むしゃむしゃとファイヤサラマンダを食べた続けるトカゲクイムシ。
ふと動きを止めて、真っ赤な複眼で俺を見る。
(これヤバいじゃん!)
「シャアー!」
トカゲクイムシは鋭い牙を開いて、うねうねと俺へ飛び掛かってくる。
(だ、黙ってやられるものか!)
俺は無我夢中で視界に浮かぶ自分の能力から”ファイヤーブレス”を選ぶ。
すると口が勝手に空気を吸い込み始めた。
吸い込んだ空気の分、口の中に真っ赤な炎が浮かんで、まわりを明るく照らし出す。
(喰らえ! ファイヤーブレス!)
口から炎が吐き出された。
炎は夜の森を昼間のように照らしだす。
少しぬかるんでいた地面はすぐに乾き、元気だった草は一瞬でしなびた。
そればかりは草が燃えはじめ、俺の周りはたった一撃のファイヤーブレスで紅蓮の炎に飲みこまれた。
「ジャアアアアァァァ!」
そしてトカゲクイムシは一瞬で、真っ赤な炎に飲みこまれて倒れたのだった。
(す、凄い威力……)
想像以上の威力に、正直俺はビビッていた。
すると視界の隅で【魂の捕食】という項目が明滅している。
何故か燃えている虫が美味しそうに見える。
(これってもしかして良くあるアレか!)
彼は遮二無二燃える虫へ飛びつき、パクリ。
香ばしい甲羅、ぷりぷりの食感に、僅かに甘みのある肉。
美味ッ!
まるで”エビの姿焼き”と思った俺は夢中になってトカゲクイムシを逆にくってやる。
パク、モグモグ、バリバリ、
FP:1 獲得しました。
(食べるとファイヤポイントってのが獲得できるんだ。
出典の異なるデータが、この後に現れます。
template <bool B2L_IDENTITY, bool EL3>
__global__ void __launch_bounds__(kBlock) __attribute__((amdgpu_waves_per_eu(8, 8)))
k_vote_map_cull(const float4* __restrict__ map, uint32_t M, const double* __restrict__ inv_poses, const float* __restrict__ approx_poses,
                uint32_t kb, uint32_t nb, HostMat34 b2l_h, ProjLaunch pl, const float* __restrict__ qbound_img,
                const float* __restrict__ tile_bounds, const uint32_t* __restrict__ smax_bits, float thr, uint64_t* __restrict__ img)
{
    __shared__ uint64_t vals[kCullSlots];
    __shared__ uint32_t tags[kCullSlots];
    __shared__ uint32_t queue[kCullQueue];
    __shared__ uint16_t uqueue[kCullQueue];
    __shared__ uint32_t qcount, ucount;
    const uint32_t per_block = (uint32_t)(kBlock * kPtsPerThread);
    const TileKf tk = tile_kf_of_block(blockIdx.x, pl, nb);
    if (!tk.valid) return;
    if (tile_bounds && tile_out_of_reach(approx_poses + 16 * (size_t)(kb + tk.kfb), tile_bounds + 6 * (size_t)tk.tile, u2f(smax_bits[tk.kfb]), thr)) return;
    for (int s = threadIdx.x; s < kCullSlots; s += kBlock) { tags[s] = kEmptyTag; vals[s] = ~0ull; }
    if (threadIdx.x == 0) { qcount = 0; ucount = 0; }
    __syncthreads();
    const RimgGeom& g = pl.g;
    const uint32_t npx = pl.npx;
    const uint32_t block_base = tk.tile * per_block;
    const float4* __restrict__ mapb = map + block_base;
    const uint32_t nloc = min(per_block, M - block_base);
    const uint32_t kf = kb + tk.kfb;
    uint64_t* __restrict__ imgk = img + (size_t)tk.kfb * npx;
    const float* __restrict__ qk = qbound_img + (size_t)tk.kfb * npx;
    const float* __restrict__ ap = approx_poses + 16 * (size_t)kf;
    const bool full_tile = (nloc == per_block) & pl.packable & (ap[15] != 0.0f);
    if (full_tile) {
        constexpr int kInFlight = 4;
        constexpr bool kPrefetch = true;
        float4 nxt[kInFlight];
        if (kPrefetch) {
#pragma unroll
            for (int u = 0; u < kInFlight; ++u) nxt[u] = mapb[(uint32_t)u * kBlock + threadIdx.x];
        }
        const uint32_t lane_word = threadIdx.x << 20;
#pragma unroll
        for (uint32_t j0 = 0; j0 < (uint32_t)kPtsPerThread; j0 += kInFlight) {
            float4 pt[kInFlight];
            CullCand cc[kInFlight];
            float q0[kInFlight];
#pragma unroll
            for (int u = 0; u < kInFlight; ++u) {
                const uint32_t li = (j0 + u) * kBlock + threadIdx.x;
                if (kPrefetch) {
                    pt[u] = nxt[u];
                    if (j0 + kInFlight < (uint32_t)kPtsPerThread) nxt[u] = mapb[li + kInFlight * kBlock];
                } else {
                    pt[u] = mapb[li];
                }
            }
#pragma unroll
            for (int u = 0; u < kInFlight; ++u) {
                bool ok;
                const float3 p = xform_approx(ap, pt[u], ok);
                cc[u] = cull_candidates<EL3>(pl, p);
                cc[u].unusual |= cc[u].multi | (B2L_IDENTITY ? false : (cc[u].r2 < pl.rmin2));
                q0[u] = *reinterpret_cast<const float*>(reinterpret_cast<const char*>(qk) + ((__umul24((uint32_t)cc[u].rb, (uint32_t)g.cols) + (uint32_t)cc[u].cb) << 2));
            }
            bool mt[kInFlight];
#pragma unroll
            for (int u = 0; u < kInFlight; ++u) {
                mt[u] = cc[u].unusual | (cc[u].r2 < q0[u]);
            }
            const uint64_t b0 = __builtin_amdgcn_ballot_w64(mt[0]), b1 = __builtin_amdgcn_ballot_w64(mt[1]),
                           b2 = __builtin_amdgcn_ballot_w64(mt[2]), b3 = __builtin_amdgcn_ballot_w64(mt[3]);
            const uint32_t n0 = (uint32_t)__popcll(b0), n1 = (uint32_t)__popcll(b1), n2 = (uint32_t)__popcll(b2), n3 = (uint32_t)__popcll(b3);
            const uint32_t total = n0 + n1 + n2 + n3;
            if (total) {
                uint32_t base = 0;
                if ((threadIdx.x & 63u) == 0u) base = atomicAdd(&qcount, total);
                base = (uint32_t)__builtin_amdgcn_readfirstlane((int)base);
                if (base + total <= (uint32_t)kCullQueue) {
                    const uint64_t bal[kInFlight] = {b0, b1, b2, b3};
                    const uint32_t off[kInFlight] = {0u, n0, n0 + n1, n0 + n1 + n2};
#pragma unroll
                    for (int u = 0; u < kInFlight; ++u) {
                        if (!mt[u]) continue;
                        const uint32_t below = __builtin_amdgcn_mbcnt_hi((uint32_t)(bal[u] >> 32), __builtin_amdgcn_mbcnt_lo((uint32_t)bal[u], 0u));
                        const uint32_t rowq = cc[u].unusual ? 511u : (uint32_t)cc[u].rb;
                        queue[base + off[u] + below] = (((rowq << 11) | (uint32_t)cc[u].cb) | lane_word) | (((j0 + u) * kBlock) << 20);
                    }
                }
            }
        }
    }
    __syncthreads();
    const uint32_t nq_all = full_tile ? qcount : (uint32_t)kCullQueue + 1u;
    if (nloc == per_block && threadIdx.x == 0 && (blockIdx.x & 63u) == 0u) {
        atomicAdd(&g_cull_stats[0], (unsigned long long)nq_all);
        atomicAdd(&g_cull_stats[1], (unsigned long long)nloc);
    }
    if (nq_all) {
        const Mat34 Tinv = load_mat(inv_poses + 12 * (size_t)kf);
        if (__builtin_expect(nq_all > (uint32_t)kCullQueue, 0)) {
            for (uint32_t li = threadIdx.x; li < nloc; li += kBlock)
                exact_insert<B2L_IDENTITY, 8, 64>(map, block_base + li, Tinv, b2l_h, g, vals, tags, imgk);
        } else {
            for (uint32_t q = threadIdx.x; q < nq_all; q += kBlock) {
                const uint32_t e = queue[q];
                const int row = (int)((e >> 11) & 511u), col = (int)(e & 2047u);
                if (row == 511) { uqueue[atomicAdd(&ucount, 1u)] = (uint16_t)(e >> 20); continue; }
                const uint32_t i = block_base + (e >> 20);
                const uint32_t px = (uint32_t)(row * g.cols + col);
                const uint64_t v = ((uint64_t)exact_range_bits<B2L_IDENTITY>(map[i], Tinv, b2l_h) << 32) | (uint64_t)i;
                const int slot = table_claim<8, 64>(tags, row, col, px);
                if (slot >= 0) { if (v < vals[slot]) atomicMin(reinterpret_cast<unsigned long long*>(&vals[slot]), (unsigned long long)v); }
                else img_min_u64(imgk + px, v);
            }
            __syncthreads();
            const uint32_t nu = ucount;
            for (uint32_t q = threadIdx.x; q < nu; q += kBlock)
                exact_insert<B2L_IDENTITY, 8, 64>(map, block_base + uqueue[q], Tinv, b2l_h, g, vals, tags, imgk);
        }
    }
    __syncthreads();
    if (nq_all)
        for (int s = threadIdx.x; s < kCullSlots; s += kBlock) {
            const uint32_t t = tags[s];
            if (t != kEmptyTag) img_min_u64(imgk + t, vals[s]);
        }
}

hipError_t cull_stats(unsigned long long* out2, int reset, hipStream_t s, int which_kernel)
{
    hipError_t e = hipMemcpyFromSymbolAsync(out2, HIP_SYMBOL(g_cull_stats), 16, 16 * (size_t)(which_kernel ? 1 : 0), hipMemcpyDeviceToHost, s);
    if (e != hipSuccess) return e;
    e = hipStreamSynchronize(s);
    if (e != hipSuccess || !reset) return e;
    const unsigned long long z[4] = {0, 0, 0, 0};
    e = hipMemcpyToSymbolAsync(HIP_SYMBOL(g_cull_stats), z, 32, 0, hipMemcpyHostToDevice, s);
    return e == hipSuccess ? hipStreamSynchronize(s) : e;
}


hipError_t vote_map_range_images(const float4* map, size_t M, const double* inv_poses_dev, const float* approx_poses_dev, size_t kb, size_t nb,
                                 HostMat34 b2l, int b2l_identity, Geom g, const float* qbound_img, const float* tile_bounds_dev,
                                 const uint32_t* smax_bits_dev, float thr, int mode, uint64_t* map_img, hipStream_t s, const KernelOpts& ko)
{
    if (!M || !nb) return hipSuccess;
    if (mode != 0 || !ko.vote_cull || !approx_poses_dev || !qbound_img) return map_range_images(map, M, inv_poses_dev, approx_poses_dev, kb, nb, b2l, b2l_identity, g, map_img, s, ko);
    const size_t per_block = (size_t)kBlock * kPtsPerThread;
    dim3 grid(tile_kf_grid((M + per_block - 1) / per_block, nb));
    const ProjLaunch pl = make_proj_launch(g, b2l, b2l_identity, M);
    const float* tb = (ko.tile_cull && smax_bits_dev) ? tile_bounds_dev : nullptr;
    const bool el3 = g.el_fit != 0;
#define LTM_LAUNCH_CULL(ID, E) k_vote_map_cull<ID, E><<<grid, dim3(kBlock), 0, s>>>(map, (uint32_t)M, inv_poses_dev, approx_poses_dev, (uint32_t)kb, (uint32_t)nb, b2l, pl, qbound_img, tb, smax_bits_dev, thr, map_img)
    if (!b2l_identity) { if (el3) LTM_LAUNCH_CULL(false, true); else LTM_LAUNCH_CULL(false, false); }
    else { if (el3) LTM_LAUNCH_CULL(true, true); else LTM_LAUNCH_CULL(true, false); }
#undef LTM_LAUNCH_CULL
    return hipGetLastError();
}

__global__ void __launch_bounds__(kBlock)
k_cull_check(const float* __restrict__ xyz, size_t n, HostMat34 T, HostMat34 b2l, int b2l_identity, const float* __restrict__ ap, ProjLaunch pl,
             unsigned long long* __restrict__ bad)
{
    const size_t i = (size_t)blockIdx.x * blockDim.x + threadIdx.x;
    if (i >= n) return;
    const RimgGeom& g = pl.g;
    const float4 p4 = make_float4(xyz[3 * i], xyz[3 * i + 1], xyz[3 * i + 2], 0.0f);
    float3 pe = make_float3(p4.x, p4.y, p4.z), pa = pe;
    bool ok = true;
    if (ap) {
        pe = xform(to_dev(T), pe);
        pe = b2l_identity ? xform_identity(pe) : xform(to_dev(b2l), pe);
        pa = xform_approx(ap, p4, ok);
    }
    CullCand cc = g.el_fit ? cull_candidates<true>(pl, pa) : cull_candidates<false>(pl, pa);
    if (cc.unusual || !ok) return;
    if (ap && !b2l_identity && cc.r2 < pl.rmin2) return;
    if (cc.multi) cull_expand(pl, cc);
    const Sph s = cart2sph(pe.x, pe.y, pe.z);
    int row, col;
    pixel_row_col(g, s.az, s.el, row, col);
    const double re2 = (double)s.r * (double)s.r;
    const float r_lo = cull_r_lo(cc.r2);
    const bool good = (row == cc.r0 || row == cc.r1) && (col == cc.c0 || col == cc.c1) && (r_lo <= s.r) && (s.r <= r_lo * (1.0f + 3.0e-6f)) &&
                      (re2 >= (double)cc.r2 * (1.0 - 3.0e-6)) && (re2 <= (double)cc.r2 * (1.0 + 3.0e-6));
    if (!good) atomicAdd(bad, 1ull);
}
hipError_t cull_check(const float* xyz_dev, size_t n, const HostMat34* T, const HostMat34* b2l, int b2l_identity, const float* approx_pose_dev,
                      Geom g, unsigned long long* bad_dev, hipStream_t s)
{
    if (!n) return hipSuccess;
    HostMat34 z{};
    const int ident = b2l ? b2l_identity : 1;
    k_cull_check<<<dim3(grid_for(n)), dim3(kBlock), 0, s>>>(xyz_dev, n, T ? *T : z, b2l ? *b2l : z, ident,
                                                            T ? approx_pose_dev : nullptr, make_proj_launch(g, b2l ? *b2l : z, ident, 0), bad_dev);
    return hipGetLastError();
}

__global__ void __launch_bounds__(kBlock)
k_cull_probe_points(Geom g, size_t n, HostMat34 pose, int with_pose, float* __restrict__ xyz)
{
    const size_t i = (size_t)blockIdx.x * blockDim.x + threadIdx.x;
    if (i >= n) return;
    uint32_t h = (uint32_t)i * 0x9e3779b1u + 0x7f4a7c15u;
    auto next = [&]() { h ^= h >> 16; h *= 0x85ebca6bu; h ^= h >> 13; h *= 0xc2b2ae35u; h ^= h >> 16; return h; };
    const double jit[8] = {0.0, 1.0e-5, -1.0e-5, 1.0e-4, -1.0e-4, 4.0e-4, -4.0e-4, 2.0e-3};
    const double ranges[8] = {0.3, 1.0, 3.0, 10.0, 30.0, 60.0, 119.0, 200.0};
    const uint32_t kind = next() & 3u;
    double rowf = (double)(next() % (uint32_t)(g.rows * 16 + 1)) / 16.0 - 0.5;
    double colf = (double)(next() % (uint32_t)(g.cols * 16 + 1)) / 16.0 - 0.5;
    if (kind == 0 || kind == 2) rowf = (double)(next() % (uint32_t)(g.rows + 1)) - 0.5 + jit[next() & 7u];
    if (kind == 1 || kind == 2) colf = (double)(next() % (uint32_t)(g.cols + 1)) - 0.5 + jit[next() & 7u];
    const double el = ((double)g.vfov * 0.5 - (double)g.vfov * rowf / (double)g.rows) * (3.14159265358979323846 / 180.0);
    const double az = ((double)g.hfov * colf / (double)g.cols - (double)g.hfov * 0.5) * (3.14159265358979323846 / 180.0);
    const double r = ranges[next() & 7u] * (1.0 + 1.0e-3 * (double)(next() & 1023u));
    double x = r * cos(el) * cos(az), y = r * cos(el) * sin(az), z = r * sin(el);
    if (with_pose) {
        const double X = pose.m[0] * x + pose.m[1] * y + pose.m[2] * z + pose.m[3], Y = pose.m[4] * x + pose.m[5] * y + pose.m[6] * z + pose.m[7],
                     Z = pose.m[8] * x + pose.m[9] * y + pose.m[10] * z + pose.m[11];
        x = X; y = Y; z = Z;
    }
    xyz[3 * i] = (float)x; xyz[3 * i + 1] = (float)y; xyz[3 * i + 2] = (float)z;
}
hipError_t cull_probe_points(Geom g, size_t n, const HostMat34* pose, float* xyz_dev, hipStream_t s)
{
    if (!n) return hipSuccess;
    HostMat34 z{};
    k_cull_probe_points<<<dim3(grid_for(n)), dim3(kBlock), 0, s>>>(g, n, pose ? *pose : z, pose ? 1 : 0, xyz_dev);
    return hipGetLastError();
}

static constexpr int kBmSlotsMax = 1024;
static constexpr int kBmQueue = 2048;
static constexpr uint32_t kBmRowUncertain = 511u;
static constexpr int kBmUQueue = 1024;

益々ゲームっぽいなぁ……まぁ、良いけど)
どうやら捕食することでポイントが溜められるらしい。
わけは分からないがとりあえず前に進もう。
自分には強力な”ファイヤーブレス”がある。
そう思った俺は、ぬめぬめした森の中へ、ペタペタと四つん這いで進んでゆく。
――この時の俺は未だ気が付いていなかった。
俺はただのトカゲではなく、とんでもない存在に転生してしまったことを!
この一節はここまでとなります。